Little is known about oral S. aureus in health and disease (for review see 12, 13). Oral S. aureus commonly occurs in local mucosal surface infections, such as angular cheilitis, denture stomatitis, and mucositis, or deep infections, such as osteomyelitis and parotitis. Especially troublesome for diagnosis and treatment are the classical opportunistic mucosal infections in oropharynx of systemically immune-compromised patients or patients with systemic diseases (9, 12, 13). In a study on oral mucosal infections and complaints, opportunistic microorganisms such as Candida spp., S. aureus, Enterococcus faecalis, enteric rods and Pseudomonas spp. were found in nearly 50% of the cases (14). S. aureus was present in high numbers in association with an infection in 12.5% of these cases. The amount (numbers) of opportunistic microorganisms found is seldom reported in the literature. A distinction between the occurrence of S. aureus in low numbers representing a carrier state and high numbers, indicating breakdown of the microbial homeostasis, is therefore difficult to make. When symptoms occur concomitantly with a high number of the opportunists, the term ‘infection’ is justified. Healthy carriers with S. aureus in skin and nostrils are reported to amount up to 50% of the population in some countries (1). An oral carriage rate of up to 48% among students is reported (12). In a recent study, S. aureus was found in high numbers in saliva (>1,000 CFU/ml) in 14% of highly-active antiretroviral therapy (HAART)-treated HIV-positive patients without any oral complaints. It was suggested that these immune-compromised patients could be at risk for oral infections if their medical conditions were worsened (15). Oral infections associated with S. aureus may be due to an imbalance of the host–parasite relationship favoring the growth of these opportunistic bacteria or could be due to the presence of certain subtypes of S. aureus.

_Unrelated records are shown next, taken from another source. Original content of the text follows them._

@@ -666,8 +666,18 @@
     static const int cap = env_int("DVAE_WGRAD_THIN_GRID", WT_MAX_BLOCKS);
     if (cap > 0 && cap < grid) grid = cap;
   }
-  return Cb == 1 ? wgrad_thin_two_pass<1>(big, small, dw, db, bias_from_big, N, n_units, grid, ws, s)
-                 : wgrad_thin_two_pass<3>(big, small, dw, db, bias_from_big, N, n_units, grid, ws, s);
-}
-
-}
+  if (!defer)
+    return Cb == 1 ? wgrad_thin_two_pass<1>(big, small, dw, db, bias_from_big, N, n_units, grid, ws, s)
+                   : wgrad_thin_two_pass<3>(big, small, dw, db, bias_from_big, N, n_units, grid, ws, s);
+  if (Cb == 1) hipLaunchKernelGGL((k_wgrad_thin<1, float>), dim3(grid), dim3(256), 0, s, big, small, ws, N, n_units);
+  else hipLaunchKernelGGL((k_wgrad_thin<3, float>), dim3(grid), dim3(256), 0, s, big, small, ws, N, n_units);
+  DVAE_CHECK_LAUNCH();
+  wgrad_defer(defer, ws, dw, db, bias_from_big, grid, Cb == 1 ? WG_CARRY_THIN1 : WG_CARRY_THIN3, N);
+  return 0;
+}
+
+int launch_wgrad_thin_reduce(const float* ws, float* dw, float* db, int bias_from_big, int nblk, int C, hipStream_t s) {
+  return C == 1 ? wgrad_thin_reduce<1>(ws, dw, db, bias_from_big, nblk, s) : wgrad_thin_reduce<3>(ws, dw, db, bias_from_big, nblk, s);
+}
+
+}
diff --git a/disentangling-vae_amd/csrc/conv_wgrad_ws.hip b/disentangling-vae_amd/csrc/conv_wgrad_ws.hip
--- a/disentangling-vae_amd/csrc/conv_wgrad_ws.hip
+++ b/disentangling-vae_amd/csrc/conv_wgrad_ws.hip
@@ -24,7 +24,7 @@
 
 template <int HS>
 __global__ __launch_bounds__(512) void k_wgrad32ws(const float* __restrict__ big, const float* __restrict__ small,
-                                                   float* __restrict__ ws, int n_units
+                                                   float* __restrict__ ws, int n_units, WgradCarry carry
 #ifdef DVAE_DEBUG_SWITCHES
                                                    , int abl
 #endif
@@ -40,9 +40,9 @@
   const int tid = threadIdx.x, lane = tid & 63;
   const int wv = __builtin_amdgcn_readfirstlane(tid >> 6);
   const bool is_compute = wv < 4;
-  const int stride = gridDim.x;
-  const int unit0 = blockIdx.x;
-
+  const int stride = gridDim.x, unit0 = blockIdx.x;
+
+  wgrad_carry_prologue(carry, smem);
   for (int e = tid; e < 2 * W::BUF_FLOATS / 4; e += 512) reinterpret_cast<f32x4*>(smem)[e] = f32x4{0.f, 0.f, 0.f, 0.f};
   __syncthreads();
 
@@ -220,7 +220,7 @@
 
 template <int HS>
 static int launch_wgrad_ws_t(const float* big, const float* small, float* dw, float* db, int bias_from_big, int N,
-                             float* ws, hipStream_t s) {
+                             float* ws, hipStream_t s, const WgradCarry& carry, WgradPending* defer) {
   using W = WGeo<HS>;
   const int n_units = (int)(((long)N * HS * HS) / 64);
 #ifdef WGW_FULL_GRID
@@ -238,18 +238,20 @@
   if (attr.first()) { (void)hipFuncSetAttribute((const void*)k_wgrad32ws<HS>, hipFuncAttributeMaxDynamicSharedMemorySize, (int)lds); }
 #ifdef DVAE_DEBUG_SWITCHES
   static const int abl = env_int("DVAE_WGWS_ABLATE", 0);
-  hipLaunchKernelGGL(k_wgrad32ws<HS>, dim3(grid), dim3(512), lds, s, big, small, ws, n_units, abl);
+  hipLaunchKernelGGL(k_wgrad32ws<HS>, dim3(grid), dim3(512), lds, s, big, small, ws, n_units, carry, abl);
 #else
-  hipLaunchKernelGGL(k_wgrad32ws<HS>, dim3(grid), dim3(512), lds, s, big, small, ws, n_units);
+  hipLaunchKernelGGL(k_wgrad32ws<HS>, dim3(grid), dim3(512), lds, s, big, small, ws, n_units, carry);
 #endif
   DVAE_CHECK_LAUNCH();
+  static_assert(2 * W::BUF_FLOATS >= 2 * WG_CARRY_LDS_FLOATS, "the carried reduction's scratch fits the tiles' LDS");
+  if (wgrad_defer(defer, ws, dw, db, bias_from_big, grid, WG_CARRY_32, N)) return 0;
   return launch_wgrad32_reduce(ws, dw, db, bias_from_big, grid, s, N);
 }
 
 int launch_wgrad_mfma32_ws(const float* big, const float* small, float* dw, float* db, int bias_from_big, int N, int Hs,
-                           float* ws, hipStream_t s) {
-  if (Hs == 16) return launch_wgrad_ws_t<16>(big, small, dw, db, bias_from_big, N, ws, s);
-  if (Hs == 8) return launch_wgrad_ws_t<8>(big, small, dw, db, bias_from_big, N, ws, s);
+                           float* ws, hipStream_t s, const WgradCarry& carry, WgradPending* defer) {
+  if (Hs == 16) return launch_wgrad_ws_t<16>(big, small, dw, db, bias_from_big, N, ws, s, carry, defer);
+  if (Hs == 8) return launch_wgrad_ws_t<8>(big, small, dw, db, bias_from_big, N, ws, s, carry, defer);
   return 1;
 }
 
diff --git a/disentangling-vae_amd/csrc/plan.hip b/disentangling-vae_amd/csrc/plan.hip
--- a/disentangling-vae_amd/csrc/plan.hip
+++ b/disentangling-vae_amd/csrc/plan.hip
@@ -1,7 +1,11 @@
+#include <stdlib.h>
 #include <string.h>
+#include <atomic>
+#include <mutex>
 #include <type_traits>
 #include <utility>
 #include "common.h"
+#include "../../include/dvae_plan_carry.h"
 
 namespace dvae {
 
@@ -54,6 +58,116 @@
 #undef DVAE_OP
 constexpr int N_OPS = (int)(sizeof(OPS) / sizeof(OPS[0]));
 
+static bool carry_enabled() {
+  static const bool on = [] {
+    const char* e = getenv("DVAE_PLAN_CARRY");
+    return !(e && e[0] == '0' && e[1] == 0) && !use_generic_only();
+  }();
+  return on;
+}
+static const carry::Kind* op_kinds() {
+  static const carry::Kind* kinds = [] {
+    static carry::Kind k[N_OPS];
+    for (int i = 0; i < N_OPS; ++i) k[i] = carry::op_kind(OPS[i].name);
+    return k;
+  }();
+  return kinds;
+}
+static std::atomic<int> g_carried{0}, g_flushed{0};
+
+struct Half1 { int dev; uint64_t s; float* buf; };
+constexpr int MAX_HALF1 = 32;
+static Half1 g_half1[MAX_HALF1];
+static int g_n_half1 = 0;
+static std::mutex g_half1_mu;
+
+static int register_half1(uint64_t s, float* buf, size_t floats) {
+  int dev = 0;
+  if (hipGetDevice(&dev) != hipSuccess) { (void)hipGetLastError(); set_error("dvae_plan_carry_workspace: no current device"); return -2; }
+  if (buf && (floats < dvae_conv_wgrad_ws_floats() || ((uintptr_t)buf & 15))) {
+    set_error("dvae_plan_carry_workspace: %zu floats given, dvae_conv_wgrad_ws_floats() = %zu 16-byte aligned floats needed", floats,
+              dvae_conv_wgrad_ws_floats());
+    return -1;
+  }
+  std::lock_guard<std::mutex> lock(g_half1_mu);
+  for (int i = 0; i < g_n_half1; ++i)
+    if (g_half1[i].dev == dev && g_half1[i].s == s) {
+      if (buf) g_half1[i].buf = buf;
+      else g_half1[i] = g_half1[--g_n_half1];
+      return 0;
+    }
+  if (!buf) return 0;
+  if (g_n_half1 == MAX_HALF1) {
+    set_error("dvae_plan_carry_workspace: %d streams are registered already", MAX_HALF1);
+    return -1;
+  }
+  g_half1[g_n_half1++] = Half1{dev, s, buf};
+  return 0;
+}
+
+static int run_planned_wgrad(carry::Kind k, const dvae_plan_entry& e, const WgradPending* in, WgradPending* defer, float* half1) {
+  using namespace carry;
+  const float* x = plan_arg<const float*>(e.args[A_X]);
+  const float* dy = plan_arg<const float*>(e.args[A_DY]);
+  float* dw = plan_arg<float*>(e.args[A_DW]);
+  float* db = plan_arg<float*>(e.args[A_DB]);
+  const int xl = plan_arg<int>(e.args[A_XL]), dyl = plan_arg<int>(e.args[A_DYL]), N = plan_arg<int>(e.args[A_N]);
+  const int Cin = plan_arg<int>(e.args[A_CIN]), H = plan_arg<int>(e.args[A_H]), W = plan_arg<int>(e.args[A_W]);
+  const int Cout = plan_arg<int>(e.args[A_COUT]);
+  hipStream_t s = plan_arg<hipStream_t>(e.args[A_STREAM]);
+  float* ws = half1 ? half1 : plan_arg<float*>(e.args[A_WS]);
+  if (k == OP_CONV_WGRAD) return run_wgrad(x, xl, dy, dyl, dw, db, 0, N, Cin, Cout, H / 2, W / 2, ws, s, in, defer);
+  return run_wgrad(dy, dyl, x, xl, dw, db, 1, N, Cout, Cin, H, W, ws, s, in, defer);
+}
+
+static int run_carried(const dvae_plan_entry* entries, int n) {
+  constexpr int MAX_N = 256;
+  if (n > MAX_N || n < 2) return -100;
+  uint64_t streams[MAX_HALF1];
+  float* bufs[MAX_HALF1];
+  int n_half1 = 0;
+  {
+    int dev = 0;
+    if (hipGetDevice(&dev) != hipSuccess) { (void)hipGetLastError(); return -100; }
+    std::lock_guard<std::mutex> lock(g_half1_mu);
+    for (int i = 0; i < g_n_half1; ++i)
+      if (g_half1[i].dev == dev) { streams[n_half1] = g_half1[i].s; bufs[n_half1++] = g_half1[i].buf; }
+  }
+  const carry::Kind* kinds = op_kinds();
+  carry::Action act[MAX_N];
+  carry::Stats st;
+  if (!carry::plan(entries, n, kinds, N_OPS, carry::default_limits(), streams, n_half1, act, &st)) return -100;
+  if (st.carried == 0) {
+    g_flushed += st.flushed;
+    return -100;
+  }
+  WgradPending pend[MAX_N];
+  for (int i = 0; i < n; ++i) {
+    const dvae_plan_entry& e = entries[i];
+    int rc;
+    if (act[i].carried < 0 && act[i].carrier < 0) {
+      rc = OPS[e.op].run(e.args, e.nargs);
+      if (rc == -100) {
+        set_error("dvae_plan_run: entry %d (%s): %d arguments recorded", i, OPS[e.op].name, e.nargs);
+        return -1;
+      }
+    } else {
+      const WgradPending* in = act[i].carried >= 0 ? &pend[act[i].carried] : nullptr;
+      WgradPending* defer = act[i].carrier >= 0 ? &pend[i] : nullptr;
+      float* half1 = nullptr;
+      if (act[i].half != 0)
+        for (int k = 0; k < n_half1; ++k)
+          if (streams[k] == e.args[carry::A_STREAM]) half1 = bufs[k];
+      if (defer) *defer = WgradPending{WgradCarry{nullptr, nullptr, nullptr, 0, 0, WG_CARRY_NONE, 0}, 0};
+      rc = run_planned_wgrad(kinds[e.op], e, in, defer, half1);
+    }
+    if (rc != 0) return rc;
+  }
+  g_carried += st.carried;
+  g_flushed += st.flushed;
+  return 0;
+}
+
 }
 
 extern "C" {
@@ -70,6 +184,10 @@
     dvae::set_error("dvae_plan_run: invalid argument");
     return -1;
   }
+  if (dvae::carry_enabled()) {
+    const int rc = dvae::run_carried(entries, n);
+    if (rc != -100) return rc;
+  }
   for (int i = 0; i < n; ++i) {
     const dvae_plan_entry& e = entries[i];
     if (e.op < 0 || e.op >= dvae::N_OPS) {
@@ -86,4 +204,15 @@
   return 0;
 }
 
-}
+int dvae_plan_carry_workspace(void* stream, float* buf, size_t floats) {
+  return dvae::register_half1((uint64_t)(uintptr_t)stream, buf, floats);
+}
+
+int dvae_plan_carry_stats(int* carried, int* flushed) {
+  const int c = dvae::g_carried.exchange(0), f = dvae::g_flushed.exchange(0);
+  if (carried) *carried = c;
+  if (flushed) *flushed = f;
+  return 0;
+}
+
+}
diff --git a/disentangling-vae_amd/csrc/plan_carry.h b/disentangling-vae_amd/csrc/plan_carry.h
--- /dev/null
+++ b/disentangling-vae_amd/csrc/plan_carry.h
@@ -0,0 +1,159 @@
+#pragma once
+#include <stdint.h>
+#include <string.h>
+#include "../../include/dvae_hip.h"
+
+namespace dvae {
+
+enum { WG_CARRY_NONE = 0, WG_CARRY_32 = 1, WG_CARRY_THIN1 = 2, WG_CARRY_THIN3 = 3 };
+
+struct WgradCarry {
+  const float* ws;
+  float* dw;
+  float* db;
+  int bias_from_big, nblk, fmt, slices;
+};
+struct WgradPending {
+  WgradCarry c;
+  int images;
+};
+
+namespace carry {
+
+enum Kind : uint8_t {
+  OP_UNKNOWN = 0,
+  OP_PLAIN,
+  OP_CONV_WGRAD,
+  OP_CONVT_WGRAD,
+  OP_FCW_GROUPED,
+  OP_ORDER,
+  OP_EVENT_RECORD,
+  OP_EVENT_WAIT,
+};
+
+static inline Kind op_kind(const char* name) {
+  static const char* const plain[] = {
+      "dvae_conv4s2_fwd", "dvae_conv4s2_dgrad", "dvae_convT4s2_fwd", "dvae_convT4s2_dgrad", "dvae_convT4s2_sigmoid_recon_fwd",
+      "dvae_stage_weights", "dvae_convT3_fwd_staged", "dvae_conv32_down", "dvae_conv32_up", "dvae_conv1_fwd_bits",
+      "dvae_conv32_up_bits", "dvae_convT3_dgrad_bits", "dvae_u8_to_f32", "dvae_conv4s2_fwd_u8", "dvae_conv4s2_wgrad_u8",
+      "dvae_convT4s2_sigmoid_recon_fwd_u8", "dvae_relayout", "dvae_linear_fwd", "dvae_linear_dgrad", "dvae_linear_wgrad",
+      "dvae_fc_chain_fwd", "dvae_fc_chain_bwd", "dvae_reparam_kl_fwd", "dvae_kl_finish", "dvae_reparam_kl_bwd",
+      "dvae_kl_normal_bwd", "dvae_reduce_sum", "dvae_recon_loss", "dvae_sigmoid_bwd", "dvae_btcvae_fwd", "dvae_btcvae_bwd",
+      "dvae_permute_dims", "dvae_disc_losses", "dvae_latent_entropy", "dvae_loss_pack", "dvae_loss_finalize",
+      "dvae_loss_epilogue", "dvae_set_coef", "dvae_add", "dvae_axpby", "dvae_swap_outer", "dvae_image_grid_u8",
+      "dvae_recon_rows", "dvae_iw_loglik",
+      "dvae_comm_allreduce", "dvae_comm_allgather", "dvae_comm_reducescatter", "dvae_comm_broadcast"};
+  if (!name) return OP_UNKNOWN;
+  if (!strcmp(name, "dvae_conv4s2_wgrad")) return OP_CONV_WGRAD;
+  if (!strcmp(name, "dvae_convT4s2_wgrad")) return OP_CONVT_WGRAD;
+  if (!strcmp(name, "dvae_linear_wgrad_grouped")) return OP_FCW_GROUPED;
+  if (!strcmp(name, "dvae_stream_order")) return OP_ORDER;
+  if (!strcmp(name, "dvae_event_record")) return OP_EVENT_RECORD;
+  if (!strcmp(name, "dvae_event_wait")) return OP_EVENT_WAIT;
+  for (const char* p : plain)
+    if (!strcmp(name, p)) return OP_PLAIN;
+  return OP_UNKNOWN;
+}
+
+struct WgradClass {
+  int fmt, carrier, grid, images;
+};
+
+static inline WgradClass classify_wgrad(int Cb, int Cs, int Hs, int Ws, int big_layout, int small_layout, long N, bool has_ws) {
+  WgradClass c = {WG_CARRY_NONE, 0, 0, (int)N};
+  if (!has_ws || N <= 0 || N > (1 << 24) || Hs != Ws || Cs != 32) return c;
+  const bool nchw4 = Cb == 32 && big_layout == DVAE_NHWC && Hs == 4 && small_layout == DVAE_NCHW;
+  if (!nchw4 && small_layout != DVAE_NHWC) return c;
+  if (Cb == 32 && big_layout == DVAE_NHWC && (Hs == 4 || Hs == 8 || Hs == 16)) {
+    c.fmt = WG_CARRY_32;
+    c.carrier = 1;
+    const long units = (N * Hs * Hs + 63) / 64;
+    const long full = (Hs != 4 && N > 128 && N <= 320) ? 192 : 256;
+    c.grid = (int)(units < full ? units : full);
+    return c;
+  }
+  if (!nchw4 && (Cb == 1 || Cb == 3) && Hs == 32 && big_layout == DVAE_NCHW) c.fmt = Cb == 1 ? WG_CARRY_THIN1 : WG_CARRY_THIN3;
+  return c;
+}
+
+enum { A_X = 0, A_XL = 1, A_DY = 2, A_DYL = 3, A_DW = 4, A_DB = 5, A_N = 6, A_CIN = 7, A_H = 8, A_W = 9, A_COUT = 10, A_WS = 11, A_STREAM = 12, WGRAD_NARGS = 13 };
+
+static inline WgradClass classify_entry(Kind k, const dvae_plan_entry& e) {
+  const WgradClass none = {WG_CARRY_NONE, 0, 0, 0};
+  if ((k != OP_CONV_WGRAD && k != OP_CONVT_WGRAD) || e.nargs != WGRAD_NARGS) return none;
+  const int xl = (int)(int64_t)e.args[A_XL], dyl = (int)(int64_t)e.args[A_DYL], Cin = (int)(int64_t)e.args[A_CIN];
+  const int H = (int)(int64_t)e.args[A_H], W = (int)(int64_t)e.args[A_W], Cout = (int)(int64_t)e.args[A_COUT];
+  const long N = (long)(int)(int64_t)e.args[A_N];
+  if (!e.args[A_X] || !e.args[A_DY] || !e.args[A_DW] || H <= 0 || W <= 0) return none;
+  if (k == OP_CONV_WGRAD) {
+    if ((H | W) & 1) return none;
+    return classify_wgrad(Cin, Cout, H / 2, W / 2, xl, dyl, N, e.args[A_WS] != 0);
+  }
+  return classify_wgrad(Cout, Cin, H, W, dyl, xl, N, e.args[A_WS] != 0);
+}
+
+struct Limits {
+  int min_grid;
+};
+static inline Limits default_limits() { return Limits{128}; }
+
+struct Action {
+  int carried;
+  int carrier;
+  uint8_t half;
+  uint8_t fmt;
+};
+
+struct Stats {
+  int carried, flushed;
+};
+
+static inline bool plan(const dvae_plan_entry* e, int n, const Kind* op_kinds, int n_ops, const Limits& lim,
+                        const uint64_t* half1, int n_half1, Action* actions, Stats* stats) {
+  Stats st = {0, 0};
+  for (int i = 0; i < n; ++i) {
+    actions[i] = Action{-1, -1, 0, WG_CARRY_NONE};
+    if (e[i].op < 0 || e[i].op >= n_ops) return false;
+  }
+  for (int i = 0; i < n; ++i) {
+    const Kind k = op_kinds[e[i].op];
+    const WgradClass c = classify_entry(k, e[i]);
+    if (c.fmt == WG_CARRY_NONE) continue;
+    actions[i].fmt = (uint8_t)c.fmt;
+    const uint64_t s = e[i].args[A_STREAM];
+    int next = -1;
+    for (int j = i + 1; j < n && next < 0; ++j) {
+      const Kind kj = op_kinds[e[j].op];
+      const dvae_plan_entry& ej = e[j];
+      bool touches = false;
+      switch (kj) {
+        case OP_UNKNOWN: touches = true; break;
+        case OP_ORDER: touches = ej.nargs != 2 || ej.args[0] == s; break;
+        case OP_EVENT_WAIT: touches = ej.nargs != 2; break;
+        case OP_FCW_GROUPED: touches = ej.nargs != 3; break;
+        default: touches = ej.nargs < 1 || ej.args[ej.nargs - 1] == s; break;
+      }
+      if (touches) next = j;
+    }
+    bool take = false, has_half1 = false;
+    for (int k2 = 0; k2 < n_half1; ++k2) has_half1 = has_half1 || half1[k2] == s;
+    if (next >= 0 && has_half1) {
+      const Kind kn = op_kinds[e[next].op];
+      const WgradClass cn = classify_entry(kn, e[next]);
+      take = cn.carrier && e[next].args[A_STREAM] == s && cn.grid >= lim.min_grid;
+    }
+    if (take) {
+      actions[i].carrier = next;
+      actions[next].carried = i;
+      actions[next].half = actions[i].half ^ 1;
+      ++st.carried;
+    } else {
+      ++st.flushed;
+    }
+  }
+  if (stats) *stats = st;
+  return true;
+}
+
+}
+}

In the current study, phenotypic and genotypic characteristics and antibiotic susceptibility were examined in a collection of Swedish S. aureus strains isolated from patients with oral infections and compared with oral strains isolated from non-infected controls. A Thai collection of S. aureus strains isolated from HIV-positive patients representing an immune-compromised population was similarly compared with strains from healthy non-HIV controls.

Material and methods

Bacterial strains

S. aureus isolates from Swedish patients

This group comprised 62 strains isolated during 3 years from all 1,050 oral microbiological samples, which were analyzed consecutively in the Department of Oral Microbiology, Institute of Odontology, Sahlgrenska Academy at Gothenburg University, Sweden (Table 1). Dentists in clinics in the western region of Sweden collected the samples. The majority came from clinics in, or close to, hospitals. Twenty-nine strains were isolated from oral mucosal infections, 18 from angular cheilitis, 10 from oral deep infections (abscess, bone infection, osteomyelitis), three from peri-implantitis, and two of unknown reason. Due to the character of the incoming samples, detailed information on the general medical conditions or oral status of all patients were not possible to obtain, but 27 of the 62 patients could be classified as medically compromised or multidiseased. The samples were taken as scrapings from the infection sites with an amalgam carver and transferred to transport medium viability medium gothenburg anaerobic III (VMGAIII) (16).

Table 1

Number and amounts of S. aureus isolates in the four subject groups examined

Subjects	No. of sampled subjects	Sampling method	No. of strains identified as S. aureus (prevalence%)	No. of samples (%) with moderate growth or more
Swedish patients with oral infections	1,050	Scraping from infection site	62 (5.9)a	59 (95.2)
Swedish healthy controls	56	Saliva	25 (44.6)	0 (0)
Thai HIV-positive patients	221	Tongue scraping	45 (22.2)	35 (77.8)
Thai non-HIV controls	153b	Tongue scraping	25 (16.3)	12 (48.0)

Twenty-nine strains were from oral mucosal lesions, 18 from angular cheilitis, 10 from deep oral infections, 3 from gingivitis/peri-implantitis patients, and 2 from unknown location.

Seventy-four were dental staff from which seven S. aureus strains were isolated (prevalence 9.4%) and 79 were non-HIV patients from whom 18 strains were isolated (prevalence 22.8%).

S. aureus isolates from Swedish healthy controls

Twenty-five strains were isolated from saliva samples of 56 Swedish dental students with healthy oral conditions. The samples were transferred after collection directly into transport medium VMGAIIS (16). The students were informed about the study and participated voluntarily after giving their informed consent.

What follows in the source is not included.